I'm applying the last coat of rustoleum on the trailer today. I welded up a few tiny cracks with a gusset, primered it, new lights, winch strap, greased it made a new handle for the winch and even took a sander to the rollers to buff them out like new. Yada yada another trailer... It is a good feeling to turn rusty junk into somthing that is better than you can buy new!
Has anybody built their decking or flooring out of nicer wood than plywood with Astro turf on it? They make nice wood boats so why can't I use some mahogany or something then coat it with epoxy varnish? Just an idea at this point but I don't want to reinvent the wheel and I'm not a wood worker. Also I need some deck hatches. I see plastic ones or I can try and make them but what's the best way to go?


----------



## Stumpalump (Jan 26, 2016)

I'm making new plywood seats. Typical flat row boat style seats. The boat sits uncovered in the Arizona sun. I kinda got used to the wood grain look (except for the splinters) and would like to keep it but would paint be better? Polyurethane?


----------



## richg99 (Jan 27, 2016)

Spar varnish has been used in boat "Bright work" for hundreds of years.

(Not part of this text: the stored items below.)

@@ -236,11 +238,12 @@
     if (tile_ok) ym_tile_decode(p, tile, tile_m, tile_n);
     const int m0 = tile_m * WM, n0 = tile_n * WN;
     const __amdgpu_buffer_rsrc_t rs_in = __builtin_amdgcn_make_buffer_rsrc((void*)p.in, 0, p.in_bytes, 0x00020000);
-    const __amdgpu_buffer_rsrc_t rs_w = __builtin_amdgcn_make_buffer_rsrc((void*)p.w, 0, p.w_bytes, 0x00020000);
+    const __amdgpu_buffer_rsrc_t rs_w = WF ? __builtin_amdgcn_make_buffer_rsrc((void*)p.wfrag, 0, p.wfrag_bytes, 0x00020000)
+                                           : __builtin_amdgcn_make_buffer_rsrc((void*)p.w, 0, p.w_bytes, 0x00020000);
 
     const int drow = lane >> 3;
     int a_pix[AR], a_ih0[AR], a_iw0[AR];
-    unsigned a_off[AR], wrow[BR];
+    unsigned a_off[AR], wrow[WF ? 1 : BR];
 #pragma unroll
     for (int i = 0; i < AR; ++i) {
         const int m = m0 + 8 * i + drow;
@@ -255,11 +258,15 @@
             a_ih0[i] = -(1 << 20); a_iw0[i] = -(1 << 20); a_pix[i] = 0;
         }
     }
-#pragma unroll
-    for (int j = 0; j < BR; ++j) {
-        const int n = n0 + 8 * j + drow;
-        const int c4 = (lane & 7) ^ ((4 * j + (lane >> 4)) & 7);
-        wrow[j] = (tile_ok && n < p.Cout) ? (unsigned)((n * p.Kpad + c4 * 4) * 4) : p.w_bytes;
+    if constexpr (WF) {
+        wrow[0] = (unsigned)lane * 16;
+    } else {
+#pragma unroll
+        for (int j = 0; j < BR; ++j) {
+            const int n = n0 + 8 * j + drow;
+            const int c4 = (lane & 7) ^ ((4 * j + (lane >> 4)) & 7);
+            wrow[j] = (tile_ok && n < p.Cout) ? (unsigned)((n * p.Kpad + c4 * 4) * 4) : p.w_bytes;
+        }
     }
 
     const int k_lo = in_tail ? tslice * p.tail_ktps : 0, k_hi = in_tail ? min(p.nkt, k_lo + p.tail_ktps) : p.nkt;
@@ -276,8 +283,11 @@
     bool tap_dirty = true;
     int ld_kt = kt_beg;
     float* ring = smem + (size_t)wave * NS * STAGE;
-
-    auto dma_next = [&](int stage) __attribute__((always_inline)) {
+    int wf_soff = WF ? ((n0 >> 5) * p.nkt + min(kt_beg, k_hi)) * YM_WFRAG_BLOCK_BYTES : 0;
+    f32x4 wf[WF ? NS : 1][TN][4];
+
+    auto dma_next = [&](auto SG) __attribute__((always_inline)) {
+        constexpr int stage = decltype(SG)::value;
         typedef __attribute__((address_space(3))) void* lds_ptr;
         if (tap_dirty) {
             tap_dirty = false;
@@ -290,15 +300,24 @@
             }
         }
         float* a = ring + stage * STAGE;
-        float* b = a + WM * RP;
+        [[maybe_unused]] float* b = a + WM * RP;
         const int soff_a = c0 * 4, soff_b = ld_kt * BK * 4;
 #pragma unroll
         for (int i = 0; i < AR; ++i)
             __builtin_amdgcn_raw_ptr_buffer_load_lds(rs_in, (lds_ptr)(a + 8 * i * RP), 16, (int)a_off[i], soff_a, 0, 0);
-#pragma unroll
-        for (int j = 0; j < BR; ++j) {
-            const unsigned wo = wrow[j];
-            __builtin_amdgcn_raw_ptr_buffer_load_lds(rs_w, (lds_ptr)(b + 8 * j * RP), 16, (int)wo, soff_b, 0, 0);
+        if constexpr (WF) {
+            const unsigned wo = wrow[0];
+#pragma unroll
+            for (int j = 0; j < TN; ++j)
+#pragma unroll
+                for (int g = 0; g < 4; ++g) wf[stage][j][g] = buf_ld16_s(rs_w, wo + g * 1024, wf_soff);
+            wf_soff += YM_WFRAG_BLOCK_BYTES;
+        } else {
+#pragma unroll
+            for (int j = 0; j < BR; ++j) {
+                const unsigned wo = wrow[j];
+                __builtin_amdgcn_raw_ptr_buffer_load_lds(rs_w, (lds_ptr)(b + 8 * j * RP), 16, (int)wo, soff_b, 0, 0);
+            }
         }
         ++ld_kt;
         c0 += BK;
@@ -337,7 +356,10 @@
 #pragma unroll
             for (int i = 0; i < TM; ++i) fa[i] = pa[g][(ST * STAGE + i * 32 * RP) / 4];
 #pragma unroll
-            for (int j = 0; j < TN; ++j) fb[j] = pb[g][(ST * STAGE + j * 32 * RP) / 4];
+            for (int j = 0; j < TN; ++j) {
+                if constexpr (WF) fb[j] = wf[ST][j][g];
+                else fb[j] = pb[g][(ST * STAGE + j * 32 * RP) / 4];
+            }
 #pragma unroll
             for (int s4 = 0; s4 < 4; ++s4) {
                 if constexpr (DUAL) {
@@ -355,8 +377,7 @@
     };
 
     constexpr int WAIT = waitcnt_vm((AR + BR) * D) & ~(15 << 8);
-#pragma unroll
-    for (int d = 0; d < D; ++d) dma_next(d);
+    static_for<0, D>([&](auto S) __attribute__((always_inline)) { dma_next(S); });
 #ifdef YM_TRACE
     if (p.trace) { __builtin_amdgcn_s_waitcnt(waitcnt_vm((AR + BR) * (D - 1))); YM_STAMP(1); }
 #endif
@@ -369,7 +390,7 @@
 #ifdef YM_TRACE
         if (abl >= 1 && abl <= 3) {
             if (abl == 1) {
-                dma_next((ST + D) % NS);
+                dma_next(IC<(ST + D) % NS>{});
                 __builtin_amdgcn_s_waitcnt(WAIT);
             } else if (abl == 2) {
                 compute(S);
@@ -394,7 +415,7 @@
         } else
 #endif
         {
-            dma_next((ST + D) % NS);
+            dma_next(IC<(ST + D) % NS>{});
             __builtin_amdgcn_s_waitcnt(WAIT);
             compute(S);
         }
@@ -403,6 +424,14 @@
     for (; t + NS <= nt; t += NS) static_for<0, NS>([&](auto S) __attribute__((always_inline)) { tile_step(S); });
     static_for<0, NS - 1>([&](auto S) __attribute__((always_inline)) { if (t + decltype(S)::value < nt) tile_step(S); });
     if constexpr (DUAL) acc[0][0] += acc_odd;
+    if constexpr (WF) {
+#pragma unroll
+        for (int s = 0; s < NS; ++s)
+#pragma unroll
+            for (int j = 0; j < TN; ++j)
+#pragma unroll
+                for (int g = 0; g < 4; ++g) asm volatile("" :: "v"(wf[s][j][g]));
+    }
     YM_STAMP(2);
     asm volatile("s_waitcnt vmcnt(0) lgkmcnt(0)" ::: "memory");
     __syncthreads();
@@ -484,7 +513,7 @@
     }
 }
 
-template <int TM, int TN, int KW, int NS, int WPB>
+template <int TM, int TN, int KW, int NS, int WPB, bool WF = false>
 int launch_dma(ConvP p, hipStream_t st) {
     constexpr int TPB = WPB / KW;
     p.tiles_m = ym_cdiv(p.M, 32 * TM);
@@ -497,17 +526,19 @@
         p.main_blocks = p.main_tiles;
         grid = p.main_tiles + (p.tiles_m * p.tiles_n - p.main_tiles) * p.tail_split;
     }
-    const size_t lds = (size_t)WPB * NS * (32 * TM + 32 * TN) * 32 * sizeof(float);
+    const size_t lds = (size_t)WPB * NS * (32 * TM + (WF ? 0 : 32 * TN)) * 32 * sizeof(float);
     static YmLdsAttr attr = {};
-    if (int rc = ym_ensure_dyn_lds(attr, reinterpret_cast<const void*>(conv_wdma_f32<TM, TN, KW, NS, WPB>), lds, "conv_wdma_f32")) return rc;
-    hipLaunchKernelGGL((conv_wdma_f32<TM, TN, KW, NS, WPB>), dim3(grid), dim3(WPB * 64), lds, st, p);
+    if (int rc = ym_ensure_dyn_lds(attr, reinterpret_cast<const void*>(conv_wdma_f32<TM, TN, KW, NS, WPB, WF>), lds, "conv_wdma_f32")) return rc;
+    hipLaunchKernelGGL((conv_wdma_f32<TM, TN, KW, NS, WPB, WF>), dim3(grid), dim3(WPB * 64), lds, st, p);
     return ym_check_launch("conv_wdma_f32");
 }
 
 template <int TM, int TN>
 int dispatch_dma(const ConvP& p, int kwaves, int ns, int wpb, hipStream_t st) {
     if (wpb <= 0) wpb = 4;
-#define YM_DMA_CASE(KW_, NS_, WPB_) if (kwaves == KW_ && ns == NS_ && wpb == WPB_) return launch_dma<TM, TN, KW_, NS_, WPB_>(p, st)
+#define YM_DMA_CASE(KW_, NS_, WPB_) if (kwaves == KW_ && ns == NS_ && wpb == WPB_) { \
+        if constexpr (TN == 1) { if (p.wfrag) return launch_dma<TM, TN, KW_, NS_, WPB_, true>(p, st); } \
+        return launch_dma<TM, TN, KW_, NS_, WPB_>(p, st); }
     YM_DMA_CASE(1, 2, 4); YM_DMA_CASE(1, 3, 4); YM_DMA_CASE(2, 2, 4); YM_DMA_CASE(2, 3, 4); YM_DMA_CASE(4, 2, 4); YM_DMA_CASE(4, 3, 4);
     YM_DMA_CASE(1, 2, 1); YM_DMA_CASE(1, 3, 1); YM_DMA_CASE(1, 2, 2); YM_DMA_CASE(1, 3, 2); YM_DMA_CASE(2, 2, 2); YM_DMA_CASE(2, 3, 2);
     if constexpr (TM * TN == 1) { YM_DMA_CASE(1, 4, 4); YM_DMA_CASE(2, 4, 4); YM_DMA_CASE(4, 4, 4); YM_DMA_CASE(1, 4, 1); YM_DMA_CASE(1, 4, 2); }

Won't they be hard to sit on?

I'd be thinking of some kind of padding.
richg99


----------



## Stumpalump (Jan 27, 2016)

richg99 said:


> Spar varnish has been used in boat "Bright work" for hundreds of years.
> 
> Won't they be hard to sit on?
> 
> ...


For the rear I'm still shopping for a padded bench but the front two are just flat wood with a throw cushion if needed. Is the home depo or lowes varnish what I want or do I need the long drive down to the marine store?

Like this? https://www.lowes.com/pd_740135-678-358150000_1z0uavg__?productId=999918602&pl=1


----------



## Kismet (Jan 27, 2016)

Spar Varnish...need not be purchased at a marine shop. It is commonly available.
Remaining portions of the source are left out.